◆ **Goal of the exercise**
Give the records again, every one, exactly.

(Dataset entries)
@@ -1519,6 +1559,12 @@
   p.P = P1; p.Q = Q1; p.P2 = P2; p.Q2 = Q2; p.N1 = N1;
   p.slab = (float*)ws; p.Mr = (int)Mr; p.N = N; p.K = K; p.rows_per_split = rows_per_split;
   p.bias_slab = bias_out1 ? p.slab + (size_t)splits * N * K : nullptr;
+  p.raster = knobs::tn_raster;
+  if (tn_fuse(p, splits, tiles_k, ws, ws_bytes)) {
+    p.out = out1; p.outB = out2; p.accumulate = accumulate;
+    p.bias_out = bias_out1; p.bias_out2 = bias_out1b; p.n2a = bias_out1b ? N1 / 3 : N1; p.c2b = bias_out1b ? 2 * (N1 / 3) : 0;
+    return launch_gemm_tn_w4(p, tiles * splits, st);
+  }
   int rc = launch_gemm_tn_w4(p, tiles * splits, st);
   if (rc) return rc;
   const int64_t n1 = (int64_t)N1 * K, n = (int64_t)N * K;
@@ -1623,6 +1669,8 @@
   else if (k == "w4_epilogues") { TAD_REQUIRE(value >= 0 && value < 16, "linear_tuning: w4_epilogues=%d not a mask of bits 1..3", value); nt_w4_epilogues = value; }
   else if (k == "w4_plain") { TAD_REQUIRE(value >= 0, "linear_tuning: w4_plain=%d must be >= 0", value); nt_w4_plain = value; }
   else if (k == "tn_w4") { TAD_REQUIRE(value == 0 || value == 1, "linear_tuning: tn_w4=%d not in {0, 1}", value); tn_w4 = value; }
+  else if (k == "tn_fused_reduce") { TAD_REQUIRE(value == 0 || value == 1, "linear_tuning: tn_fused_reduce=%d not in {0, 1}", value); tn_fused_reduce = value; }
+  else if (k == "tn_raster") { TAD_REQUIRE(value == 0 || value == 1, "linear_tuning: tn_raster=%d not in {0, 1}", value); tn_raster = value; }
   else if (k == "tn_pdeep") { TAD_REQUIRE(value == 0 || value == 1, "linear_tuning: tn_pdeep=%d not in {0, 1}", value); tn_pdeep = value; }
   else if (k == "split_tail") { TAD_REQUIRE(value >= 0 && value <= 2, "linear_tuning: split_tail=%d not in 0..2", value); nt_split = value; }
   else { set_error("linear_tuning: unknown key '%s'", key); return TAD_EINVAL; }
@@ -1635,7 +1683,7 @@
   const struct { const char* name; const int* v; } table[] = {
       {"splitk_tail", &nt_splitk}, {"persistent", &nt_persist}, {"direct_epilogue", &nt_direct}, {"debug", &gemm_debug}, {"group_m", &nt_group_m_knob},
       {"variant", &nt_variant}, {"splitk_defer", &nt_sk_defer}, {"tn_pair", &tn_pair}, {"short_k", &nt_short_k}, {"tail_192", &nt_tail_192},
-      {"w4_epilogues", &nt_w4_epilogues}, {"w4_plain", &nt_w4_plain}, {"tn_w4", &tn_w4}, {"tn_pdeep", &tn_pdeep}, {"split_tail", &nt_split}};
+      {"w4_epilogues", &nt_w4_epilogues}, {"w4_plain", &nt_w4_plain}, {"tn_w4", &tn_w4}, {"tn_fused_reduce", &tn_fused_reduce}, {"tn_raster", &tn_raster}, {"tn_pdeep", &tn_pdeep}, {"split_tail", &nt_split}};
   for (const auto& e : table)
     if (k == e.name) { *value = *e.v; return TAD_OK; }
   set_error("linear_tuning_get: unknown key '%s'", key);
diff --git a/simple_tad_amd/csrc/gemm_w4.hip b/simple_tad_amd/csrc/gemm_w4.hip
--- a/simple_tad_amd/csrc/gemm_w4.hip
+++ b/simple_tad_amd/csrc/gemm_w4.hip
@@ -7,6 +7,22 @@
 #else
   asm volatile("s_nop 1\n\tv_mfma_f32_16x16x32_bf16 %0, %1, %2, %0\n\ts_nop 3" : "+v"(d) : "v"(a), "v"(b));
 #endif
+}
+
+constexpr uint32_t TN_OOB = 0x80000000u;
+__device__ __forceinline__ bool tn_arrive(unsigned long long* w, unsigned long long tag, uint32_t total) {
+  unsigned long long old = __hip_atomic_load(w, __ATOMIC_RELAXED, __HIP_MEMORY_SCOPE_AGENT);
+  for (;;) {
+    const unsigned long long now = ((old >> 16) == tag ? old : tag << 16) + 1;
+    if (__hip_atomic_compare_exchange_strong(w, &old, now, __ATOMIC_RELAXED, __ATOMIC_RELAXED, __HIP_MEMORY_SCOPE_AGENT)) {
+      if ((uint32_t)(now & 0xffff) != total) return false;
+      __hip_atomic_store(w, 0ull, __ATOMIC_RELAXED, __HIP_MEMORY_SCOPE_AGENT);
+      return true;
+    }
+  }
+}
+__device__ __forceinline__ u32x4 tn_load_share(const float* share, int bytes, uint32_t off) {
+  return __builtin_amdgcn_raw_buffer_load_b128(__builtin_amdgcn_make_buffer_rsrc((void*)share, 0, bytes, 0x00020000), off, 0, 0);
 }
 
 #ifndef TNW4_ABL_NO_DMA
@@ -36,7 +52,9 @@
   const int lin = xcd_remap(blockIdx.x, gridDim.x);
   const int split = lin / tiles;
   const int tile = lin - split * tiles;
-  const int tn_ = tile / tiles_k, tk_ = tile - tn_ * tiles_k;
+  const int tiles_n = tiles / tiles_k;
+  const bool n_fast = p.raster && tiles_k > tiles_n;
+  const int tn_ = n_fast ? tile % tiles_n : tile / tiles_k, tk_ = n_fast ? tile / tiles_n : tile - tn_ * tiles_k;
   const int n0 = tn_ * BM, k0 = tk_ * BN;
   const int mr0 = split * p.rows_per_split;
   const int nt = p.rows_per_split / BK;
@@ -173,6 +191,7 @@
 #undef TNW4_READ
 
   asm volatile("s_nop 15\n\ts_nop 15" : "+v"(bacc[0]), "+v"(bacc[1]), "+v"(bacc[2]), "+v"(bacc[3])::"memory");
+  const bool fused = p.cnt != nullptr;
   if (bias_on && li == 0) {
     float* bo = p.bias_slab + ((int64_t)split * tiles_k + tk_) * p.N;
 #pragma unroll
@@ -180,18 +199,113 @@
 #pragma unroll
       for (int r = 0; r < 4; ++r) {
         const int n = n0 + wm * 128 + 16 * (ib * 2 + wn) + 4 * g + r;
-        if (n < p.N) bo[n] = bacc[ib][r];
+        if (n < p.N) {
+          if (fused) __hip_atomic_store(reinterpret_cast<uint32_t*>(bo + n), __float_as_uint(bacc[ib][r]), __ATOMIC_RELAXED, __HIP_MEMORY_SCOPE_AGENT);
+          else bo[n] = bacc[ib][r];
+        }
       }
   }
   float* out = p.slab + (int64_t)split * p.N * p.K;
-#pragma unroll
-  for (int i = 0; i < 8; ++i) {
-    const int n = n0 + wm * 128 + 16 * (i ^ wn) + li;
-#pragma unroll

◆ **Output of the task**
@@ -1519,6 +1559,12 @@
   p.P = P1; p.Q = Q1; p.P2 = P2; p.Q2 = Q2; p.N1 = N1;
   p.slab = (float*)ws; p.Mr = (int)Mr; p.N = N; p.K = K; p.rows_per_split = rows_per_split;
   p.bias_slab = bias_out1 ? p.slab + (size_t)splits * N * K : nullptr;
+  p.raster = knobs::tn_raster;
+  if (tn_fuse(p, splits, tiles_k, ws, ws_bytes)) {
+    p.out = out1; p.outB = out2; p.accumulate = accumulate;
+    p.bias_out = bias_out1; p.bias_out2 = bias_out1b; p.n2a = bias_out1b ? N1 / 3 : N1; p.c2b = bias_out1b ? 2 * (N1 / 3) : 0;
+    return launch_gemm_tn_w4(p, tiles * splits, st);
+  }
   int rc = launch_gemm_tn_w4(p, tiles * splits, st);
   if (rc) return rc;
   const int64_t n1 = (int64_t)N1 * K, n = (int64_t)N * K;
@@ -1623,6 +1669,8 @@
   else if (k == "w4_epilogues") { TAD_REQUIRE(value >= 0 && value < 16, "linear_tuning: w4_epilogues=%d not a mask of bits 1..3", value); nt_w4_epilogues = value; }
   else if (k == "w4_plain") { TAD_REQUIRE(value >= 0, "linear_tuning: w4_plain=%d must be >= 0", value); nt_w4_plain = value; }
   else if (k == "tn_w4") { TAD_REQUIRE(value == 0 || value == 1, "linear_tuning: tn_w4=%d not in {0, 1}", value); tn_w4 = value; }
+  else if (k == "tn_fused_reduce") { TAD_REQUIRE(value == 0 || value == 1, "linear_tuning: tn_fused_reduce=%d not in {0, 1}", value); tn_fused_reduce = value; }
+  else if (k == "tn_raster") { TAD_REQUIRE(value == 0 || value == 1, "linear_tuning: tn_raster=%d not in {0, 1}", value); tn_raster = value; }
   else if (k == "tn_pdeep") { TAD_REQUIRE(value == 0 || value == 1, "linear_tuning: tn_pdeep=%d not in {0, 1}", value); tn_pdeep = value; }
   else if (k == "split_tail") { TAD_REQUIRE(value >= 0 && value <= 2, "linear_tuning: split_tail=%d not in 0..2", value); nt_split = value; }
   else { set_error("linear_tuning: unknown key '%s'", key); return TAD_EINVAL; }
@@ -1635,7 +1683,7 @@
   const struct { const char* name; const int* v; } table[] = {
       {"splitk_tail", &nt_splitk}, {"persistent", &nt_persist}, {"direct_epilogue", &nt_direct}, {"debug", &gemm_debug}, {"group_m", &nt_group_m_knob},
       {"variant", &nt_variant}, {"splitk_defer", &nt_sk_defer}, {"tn_pair", &tn_pair}, {"short_k", &nt_short_k}, {"tail_192", &nt_tail_192},
-      {"w4_epilogues", &nt_w4_epilogues}, {"w4_plain", &nt_w4_plain}, {"tn_w4", &tn_w4}, {"tn_pdeep", &tn_pdeep}, {"split_tail", &nt_split}};
+      {"w4_epilogues", &nt_w4_epilogues}, {"w4_plain", &nt_w4_plain}, {"tn_w4", &tn_w4}, {"tn_fused_reduce", &tn_fused_reduce}, {"tn_raster", &tn_raster}, {"tn_pdeep", &tn_pdeep}, {"split_tail", &nt_split}};
   for (const auto& e : table)
     if (k == e.name) { *value = *e.v; return TAD_OK; }
   set_error("linear_tuning_get: unknown key '%s'", key);
diff --git a/simple_tad_amd/csrc/gemm_w4.hip b/simple_tad_amd/csrc/gemm_w4.hip
--- a/simple_tad_amd/csrc/gemm_w4.hip
+++ b/simple_tad_amd/csrc/gemm_w4.hip
@@ -7,6 +7,22 @@
 #else
   asm volatile("s_nop 1\n\tv_mfma_f32_16x16x32_bf16 %0, %1, %2, %0\n\ts_nop 3" : "+v"(d) : "v"(a), "v"(b));
 #endif
+}
+
+constexpr uint32_t TN_OOB = 0x80000000u;
+__device__ __forceinline__ bool tn_arrive(unsigned long long* w, unsigned long long tag, uint32_t total) {
+  unsigned long long old = __hip_atomic_load(w, __ATOMIC_RELAXED, __HIP_MEMORY_SCOPE_AGENT);
+  for (;;) {
+    const unsigned long long now = ((old >> 16) == tag ? old : tag << 16) + 1;
+    if (__hip_atomic_compare_exchange_strong(w, &old, now, __ATOMIC_RELAXED, __ATOMIC_RELAXED, __HIP_MEMORY_SCOPE_AGENT)) {
+      if ((uint32_t)(now & 0xffff) != total) return false;
+      __hip_atomic_store(w, 0ull, __ATOMIC_RELAXED, __HIP_MEMORY_SCOPE_AGENT);
+      return true;
+    }
+  }
+}
+__device__ __forceinline__ u32x4 tn_load_share(const float* share, int bytes, uint32_t off) {
+  return __builtin_amdgcn_raw_buffer_load_b128(__builtin_amdgcn_make_buffer_rsrc((void*)share, 0, bytes, 0x00020000), off, 0, 0);
 }
 
 #ifndef TNW4_ABL_NO_DMA
@@ -36,7 +52,9 @@
   const int lin = xcd_remap(blockIdx.x, gridDim.x);
   const int split = lin / tiles;
   const int tile = lin - split * tiles;
-  const int tn_ = tile / tiles_k, tk_ = tile - tn_ * tiles_k;
+  const int tiles_n = tiles / tiles_k;
+  const bool n_fast = p.raster && tiles_k > tiles_n;
+  const int tn_ = n_fast ? tile % tiles_n : tile / tiles_k, tk_ = n_fast ? tile / tiles_n : tile - tn_ * tiles_k;
   const int n0 = tn_ * BM, k0 = tk_ * BN;
   const int mr0 = split * p.rows_per_split;
   const int nt = p.rows_per_split / BK;
@@ -173,6 +191,7 @@
 #undef TNW4_READ
 
   asm volatile("s_nop 15\n\ts_nop 15" : "+v"(bacc[0]), "+v"(bacc[1]), "+v"(bacc[2]), "+v"(bacc[3])::"memory");
+  const bool fused = p.cnt != nullptr;
   if (bias_on && li == 0) {
     float* bo = p.bias_slab + ((int64_t)split * tiles_k + tk_) * p.N;
 #pragma unroll
@@ -180,18 +199,113 @@
 #pragma unroll
       for (int r = 0; r < 4; ++r) {
         const int n = n0 + wm * 128 + 16 * (ib * 2 + wn) + 4 * g + r;
-        if (n < p.N) bo[n] = bacc[ib][r];
+        if (n < p.N) {
+          if (fused) __hip_atomic_store(reinterpret_cast<uint32_t*>(bo + n), __float_as_uint(bacc[ib][r]), __ATOMIC_RELAXED, __HIP_MEMORY_SCOPE_AGENT);
+          else bo[n] = bacc[ib][r];
+        }
       }
   }
   float* out = p.slab + (int64_t)split * p.N * p.K;
-#pragma unroll
-  for (int i = 0; i < 8; ++i) {
-    const int n = n0 + wm * 128 + 16 * (i ^ wn) + li;
-#pragma unroll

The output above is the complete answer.